__TASK DESCRIPTION__
Look through the entries. Copy each line that has the word "undef".

__Saved data entries__

──────

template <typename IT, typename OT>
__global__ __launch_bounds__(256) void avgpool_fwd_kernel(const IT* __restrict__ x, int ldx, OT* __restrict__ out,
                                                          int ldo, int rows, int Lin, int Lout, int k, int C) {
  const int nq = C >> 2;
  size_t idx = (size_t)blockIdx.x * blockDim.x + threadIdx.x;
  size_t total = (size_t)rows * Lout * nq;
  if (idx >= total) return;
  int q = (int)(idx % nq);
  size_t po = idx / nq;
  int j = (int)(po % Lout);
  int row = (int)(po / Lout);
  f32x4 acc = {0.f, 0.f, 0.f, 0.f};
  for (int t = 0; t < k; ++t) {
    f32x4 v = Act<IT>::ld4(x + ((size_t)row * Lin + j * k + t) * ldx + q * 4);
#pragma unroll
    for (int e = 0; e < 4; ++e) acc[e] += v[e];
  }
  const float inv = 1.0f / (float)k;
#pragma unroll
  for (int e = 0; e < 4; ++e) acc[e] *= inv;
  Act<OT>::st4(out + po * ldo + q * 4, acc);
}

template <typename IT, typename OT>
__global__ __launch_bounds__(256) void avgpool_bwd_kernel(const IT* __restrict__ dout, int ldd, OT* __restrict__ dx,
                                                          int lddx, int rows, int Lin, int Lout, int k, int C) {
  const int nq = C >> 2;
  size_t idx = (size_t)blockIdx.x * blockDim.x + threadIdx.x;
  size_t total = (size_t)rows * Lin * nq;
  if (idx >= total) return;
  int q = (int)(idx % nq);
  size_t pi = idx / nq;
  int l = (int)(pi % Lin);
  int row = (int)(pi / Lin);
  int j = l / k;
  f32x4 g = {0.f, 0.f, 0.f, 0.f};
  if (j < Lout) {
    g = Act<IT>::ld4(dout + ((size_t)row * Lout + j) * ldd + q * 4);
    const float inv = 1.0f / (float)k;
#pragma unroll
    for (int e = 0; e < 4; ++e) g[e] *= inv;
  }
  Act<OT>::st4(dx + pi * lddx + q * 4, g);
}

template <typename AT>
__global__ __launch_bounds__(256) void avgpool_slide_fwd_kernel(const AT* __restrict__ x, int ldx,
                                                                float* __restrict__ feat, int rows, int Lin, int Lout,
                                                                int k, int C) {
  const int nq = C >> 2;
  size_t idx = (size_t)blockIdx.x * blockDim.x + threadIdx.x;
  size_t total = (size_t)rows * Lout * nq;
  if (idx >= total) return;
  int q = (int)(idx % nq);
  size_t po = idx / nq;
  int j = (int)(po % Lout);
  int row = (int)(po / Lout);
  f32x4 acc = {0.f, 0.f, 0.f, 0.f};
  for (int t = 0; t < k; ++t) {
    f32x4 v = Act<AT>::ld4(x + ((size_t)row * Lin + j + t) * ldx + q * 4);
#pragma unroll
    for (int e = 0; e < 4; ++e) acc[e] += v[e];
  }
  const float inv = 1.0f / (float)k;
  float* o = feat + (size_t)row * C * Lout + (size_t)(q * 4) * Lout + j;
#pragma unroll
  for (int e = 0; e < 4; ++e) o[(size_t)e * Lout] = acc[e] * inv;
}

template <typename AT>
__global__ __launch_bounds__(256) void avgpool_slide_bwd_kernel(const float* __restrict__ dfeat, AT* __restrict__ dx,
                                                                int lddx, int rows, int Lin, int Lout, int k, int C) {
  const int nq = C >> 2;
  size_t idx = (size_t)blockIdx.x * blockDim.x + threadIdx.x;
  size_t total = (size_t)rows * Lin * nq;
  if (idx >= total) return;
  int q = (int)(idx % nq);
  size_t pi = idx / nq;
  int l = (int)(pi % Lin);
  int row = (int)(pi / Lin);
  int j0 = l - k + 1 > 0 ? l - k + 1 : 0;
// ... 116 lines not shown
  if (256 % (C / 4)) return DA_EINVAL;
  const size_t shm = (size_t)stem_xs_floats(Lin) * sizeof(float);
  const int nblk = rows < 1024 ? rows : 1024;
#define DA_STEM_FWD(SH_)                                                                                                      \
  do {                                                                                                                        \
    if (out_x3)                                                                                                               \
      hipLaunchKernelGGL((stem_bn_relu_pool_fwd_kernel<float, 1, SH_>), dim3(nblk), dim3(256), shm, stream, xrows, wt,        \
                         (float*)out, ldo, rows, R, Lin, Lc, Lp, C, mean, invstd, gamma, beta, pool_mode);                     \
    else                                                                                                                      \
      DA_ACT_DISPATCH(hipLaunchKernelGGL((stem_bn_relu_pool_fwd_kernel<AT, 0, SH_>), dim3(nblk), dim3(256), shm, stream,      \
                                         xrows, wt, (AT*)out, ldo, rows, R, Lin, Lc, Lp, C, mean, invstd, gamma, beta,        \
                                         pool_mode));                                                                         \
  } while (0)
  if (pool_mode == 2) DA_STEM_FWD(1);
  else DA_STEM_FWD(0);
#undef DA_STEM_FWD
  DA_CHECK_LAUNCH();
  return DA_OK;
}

──────

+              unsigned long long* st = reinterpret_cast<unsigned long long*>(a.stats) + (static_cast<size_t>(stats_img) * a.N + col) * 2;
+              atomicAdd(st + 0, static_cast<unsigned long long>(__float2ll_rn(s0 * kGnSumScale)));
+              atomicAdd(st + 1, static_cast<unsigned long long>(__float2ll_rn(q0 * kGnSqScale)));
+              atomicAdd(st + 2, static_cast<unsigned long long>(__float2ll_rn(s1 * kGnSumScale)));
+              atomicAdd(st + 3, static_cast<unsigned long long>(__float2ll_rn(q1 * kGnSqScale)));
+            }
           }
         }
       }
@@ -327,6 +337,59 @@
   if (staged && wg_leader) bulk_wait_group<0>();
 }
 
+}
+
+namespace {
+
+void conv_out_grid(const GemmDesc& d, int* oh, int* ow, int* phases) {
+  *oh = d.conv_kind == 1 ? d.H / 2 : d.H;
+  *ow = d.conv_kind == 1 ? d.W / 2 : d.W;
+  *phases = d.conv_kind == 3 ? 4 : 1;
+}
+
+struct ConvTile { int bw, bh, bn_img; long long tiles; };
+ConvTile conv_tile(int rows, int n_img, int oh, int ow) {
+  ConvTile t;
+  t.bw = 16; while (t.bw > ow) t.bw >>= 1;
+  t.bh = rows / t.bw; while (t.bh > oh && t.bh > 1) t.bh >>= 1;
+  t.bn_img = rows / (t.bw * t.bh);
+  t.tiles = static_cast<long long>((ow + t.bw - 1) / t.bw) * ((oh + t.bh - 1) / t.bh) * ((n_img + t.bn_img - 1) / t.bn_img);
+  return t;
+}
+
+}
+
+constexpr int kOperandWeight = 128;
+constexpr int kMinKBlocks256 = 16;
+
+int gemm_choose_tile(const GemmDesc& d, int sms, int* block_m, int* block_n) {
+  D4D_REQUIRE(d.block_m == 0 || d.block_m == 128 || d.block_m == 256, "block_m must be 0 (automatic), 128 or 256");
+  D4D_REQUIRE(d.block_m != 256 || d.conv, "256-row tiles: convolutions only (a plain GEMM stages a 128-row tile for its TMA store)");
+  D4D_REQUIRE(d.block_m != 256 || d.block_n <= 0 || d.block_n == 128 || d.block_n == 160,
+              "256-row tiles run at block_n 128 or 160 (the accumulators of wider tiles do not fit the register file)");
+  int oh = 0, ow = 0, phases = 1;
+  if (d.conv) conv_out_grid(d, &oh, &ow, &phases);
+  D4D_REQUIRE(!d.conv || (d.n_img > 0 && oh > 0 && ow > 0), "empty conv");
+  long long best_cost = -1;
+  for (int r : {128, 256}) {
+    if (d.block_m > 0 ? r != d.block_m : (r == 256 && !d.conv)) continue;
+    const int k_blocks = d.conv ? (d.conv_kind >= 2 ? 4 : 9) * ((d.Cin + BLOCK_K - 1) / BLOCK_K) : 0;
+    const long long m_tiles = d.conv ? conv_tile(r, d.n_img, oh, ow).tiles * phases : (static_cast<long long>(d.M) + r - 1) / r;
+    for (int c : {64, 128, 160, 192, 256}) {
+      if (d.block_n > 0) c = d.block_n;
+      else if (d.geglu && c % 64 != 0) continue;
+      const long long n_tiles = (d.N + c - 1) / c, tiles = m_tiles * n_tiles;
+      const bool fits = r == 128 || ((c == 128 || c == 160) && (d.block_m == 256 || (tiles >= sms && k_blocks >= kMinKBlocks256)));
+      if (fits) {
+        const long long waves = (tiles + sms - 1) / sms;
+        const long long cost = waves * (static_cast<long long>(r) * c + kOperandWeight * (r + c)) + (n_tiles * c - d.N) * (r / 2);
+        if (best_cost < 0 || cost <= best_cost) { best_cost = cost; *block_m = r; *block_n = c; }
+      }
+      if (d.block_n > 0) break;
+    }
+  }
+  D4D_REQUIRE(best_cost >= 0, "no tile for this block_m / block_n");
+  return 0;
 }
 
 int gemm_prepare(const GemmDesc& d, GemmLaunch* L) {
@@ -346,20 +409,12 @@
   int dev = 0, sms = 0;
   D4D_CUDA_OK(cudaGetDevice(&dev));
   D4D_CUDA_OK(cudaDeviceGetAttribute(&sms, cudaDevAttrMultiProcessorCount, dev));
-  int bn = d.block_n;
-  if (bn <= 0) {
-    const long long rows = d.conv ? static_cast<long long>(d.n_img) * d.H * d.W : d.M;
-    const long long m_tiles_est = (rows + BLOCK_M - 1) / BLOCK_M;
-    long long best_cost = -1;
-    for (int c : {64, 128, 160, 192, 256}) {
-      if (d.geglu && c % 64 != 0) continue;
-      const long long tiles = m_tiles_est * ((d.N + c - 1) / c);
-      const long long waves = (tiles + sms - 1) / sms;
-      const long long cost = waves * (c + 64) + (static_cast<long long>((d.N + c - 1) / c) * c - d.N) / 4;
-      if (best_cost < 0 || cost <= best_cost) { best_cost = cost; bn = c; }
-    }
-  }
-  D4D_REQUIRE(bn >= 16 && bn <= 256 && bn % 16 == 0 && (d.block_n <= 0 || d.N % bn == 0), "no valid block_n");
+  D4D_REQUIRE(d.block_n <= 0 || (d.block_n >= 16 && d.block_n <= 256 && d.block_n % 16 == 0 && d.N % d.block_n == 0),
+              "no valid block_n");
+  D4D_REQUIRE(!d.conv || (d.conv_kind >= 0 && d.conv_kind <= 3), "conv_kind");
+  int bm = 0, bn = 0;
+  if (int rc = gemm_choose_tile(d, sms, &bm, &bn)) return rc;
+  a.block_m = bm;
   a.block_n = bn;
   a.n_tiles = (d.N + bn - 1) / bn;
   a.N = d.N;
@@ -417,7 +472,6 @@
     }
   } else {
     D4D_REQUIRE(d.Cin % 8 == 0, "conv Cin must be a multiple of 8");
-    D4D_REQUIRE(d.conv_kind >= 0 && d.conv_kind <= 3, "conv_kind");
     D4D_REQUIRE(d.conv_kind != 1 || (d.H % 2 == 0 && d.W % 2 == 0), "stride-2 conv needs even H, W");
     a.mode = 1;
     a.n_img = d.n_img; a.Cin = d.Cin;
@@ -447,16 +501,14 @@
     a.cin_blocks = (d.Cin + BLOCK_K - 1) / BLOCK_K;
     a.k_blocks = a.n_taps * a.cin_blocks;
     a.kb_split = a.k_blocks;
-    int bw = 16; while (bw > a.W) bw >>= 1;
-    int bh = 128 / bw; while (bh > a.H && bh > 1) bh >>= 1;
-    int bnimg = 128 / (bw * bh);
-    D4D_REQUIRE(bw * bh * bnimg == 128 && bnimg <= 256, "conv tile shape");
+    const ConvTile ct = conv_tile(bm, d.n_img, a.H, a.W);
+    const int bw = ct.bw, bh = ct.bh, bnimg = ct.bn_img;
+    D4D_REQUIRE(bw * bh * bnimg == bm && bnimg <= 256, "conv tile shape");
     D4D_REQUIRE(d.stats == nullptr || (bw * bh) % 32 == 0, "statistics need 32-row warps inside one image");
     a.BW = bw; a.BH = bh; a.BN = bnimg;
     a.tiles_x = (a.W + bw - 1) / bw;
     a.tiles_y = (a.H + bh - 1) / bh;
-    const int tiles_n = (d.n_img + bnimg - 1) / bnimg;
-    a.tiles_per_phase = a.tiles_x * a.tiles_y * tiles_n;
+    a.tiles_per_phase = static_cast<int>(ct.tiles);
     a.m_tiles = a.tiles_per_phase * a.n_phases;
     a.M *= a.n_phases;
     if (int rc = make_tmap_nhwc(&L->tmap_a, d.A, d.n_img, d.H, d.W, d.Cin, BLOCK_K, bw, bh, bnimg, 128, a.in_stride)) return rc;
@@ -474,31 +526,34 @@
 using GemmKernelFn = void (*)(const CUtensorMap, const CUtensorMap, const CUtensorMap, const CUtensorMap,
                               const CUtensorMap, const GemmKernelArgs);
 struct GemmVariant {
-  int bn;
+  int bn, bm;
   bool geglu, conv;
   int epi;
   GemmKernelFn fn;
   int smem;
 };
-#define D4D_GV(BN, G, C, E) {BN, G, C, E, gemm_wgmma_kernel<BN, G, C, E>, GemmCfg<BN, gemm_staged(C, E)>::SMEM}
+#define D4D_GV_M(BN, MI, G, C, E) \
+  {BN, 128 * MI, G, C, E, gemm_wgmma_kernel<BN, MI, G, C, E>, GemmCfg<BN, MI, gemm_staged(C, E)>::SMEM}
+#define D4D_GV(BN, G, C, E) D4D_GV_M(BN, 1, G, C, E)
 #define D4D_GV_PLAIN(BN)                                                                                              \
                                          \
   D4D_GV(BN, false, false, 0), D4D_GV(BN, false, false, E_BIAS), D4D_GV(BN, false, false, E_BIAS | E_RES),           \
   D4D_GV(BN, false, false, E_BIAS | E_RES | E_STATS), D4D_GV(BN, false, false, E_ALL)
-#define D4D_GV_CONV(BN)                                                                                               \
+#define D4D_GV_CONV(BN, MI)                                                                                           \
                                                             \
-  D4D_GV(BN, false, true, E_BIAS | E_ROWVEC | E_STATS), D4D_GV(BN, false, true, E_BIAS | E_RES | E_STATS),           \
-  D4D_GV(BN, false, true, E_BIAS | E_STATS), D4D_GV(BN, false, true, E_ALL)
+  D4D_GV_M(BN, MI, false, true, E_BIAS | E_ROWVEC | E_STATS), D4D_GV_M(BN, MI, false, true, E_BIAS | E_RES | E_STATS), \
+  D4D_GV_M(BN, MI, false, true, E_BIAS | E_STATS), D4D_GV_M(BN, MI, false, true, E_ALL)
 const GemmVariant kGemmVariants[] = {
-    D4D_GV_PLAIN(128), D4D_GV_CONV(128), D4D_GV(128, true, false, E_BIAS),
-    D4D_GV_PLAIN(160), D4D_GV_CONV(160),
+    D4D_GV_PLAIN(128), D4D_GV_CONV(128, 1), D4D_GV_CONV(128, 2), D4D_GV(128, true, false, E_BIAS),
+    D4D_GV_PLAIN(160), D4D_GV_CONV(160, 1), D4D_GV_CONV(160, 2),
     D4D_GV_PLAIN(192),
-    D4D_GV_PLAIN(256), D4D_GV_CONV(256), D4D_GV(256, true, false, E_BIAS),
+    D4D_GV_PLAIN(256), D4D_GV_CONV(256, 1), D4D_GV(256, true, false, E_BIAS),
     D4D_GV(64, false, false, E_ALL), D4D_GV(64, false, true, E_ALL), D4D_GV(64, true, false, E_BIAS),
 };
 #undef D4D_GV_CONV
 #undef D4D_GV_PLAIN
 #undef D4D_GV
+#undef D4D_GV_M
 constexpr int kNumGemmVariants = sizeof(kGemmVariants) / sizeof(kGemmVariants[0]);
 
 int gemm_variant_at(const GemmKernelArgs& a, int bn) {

──────

__SOLUTION TO THIS TASK__
#undef DA_STEM_FWD
 #undef D4D_GV_CONV
 #undef D4D_GV_PLAIN
 #undef D4D_GV
+#undef D4D_GV_M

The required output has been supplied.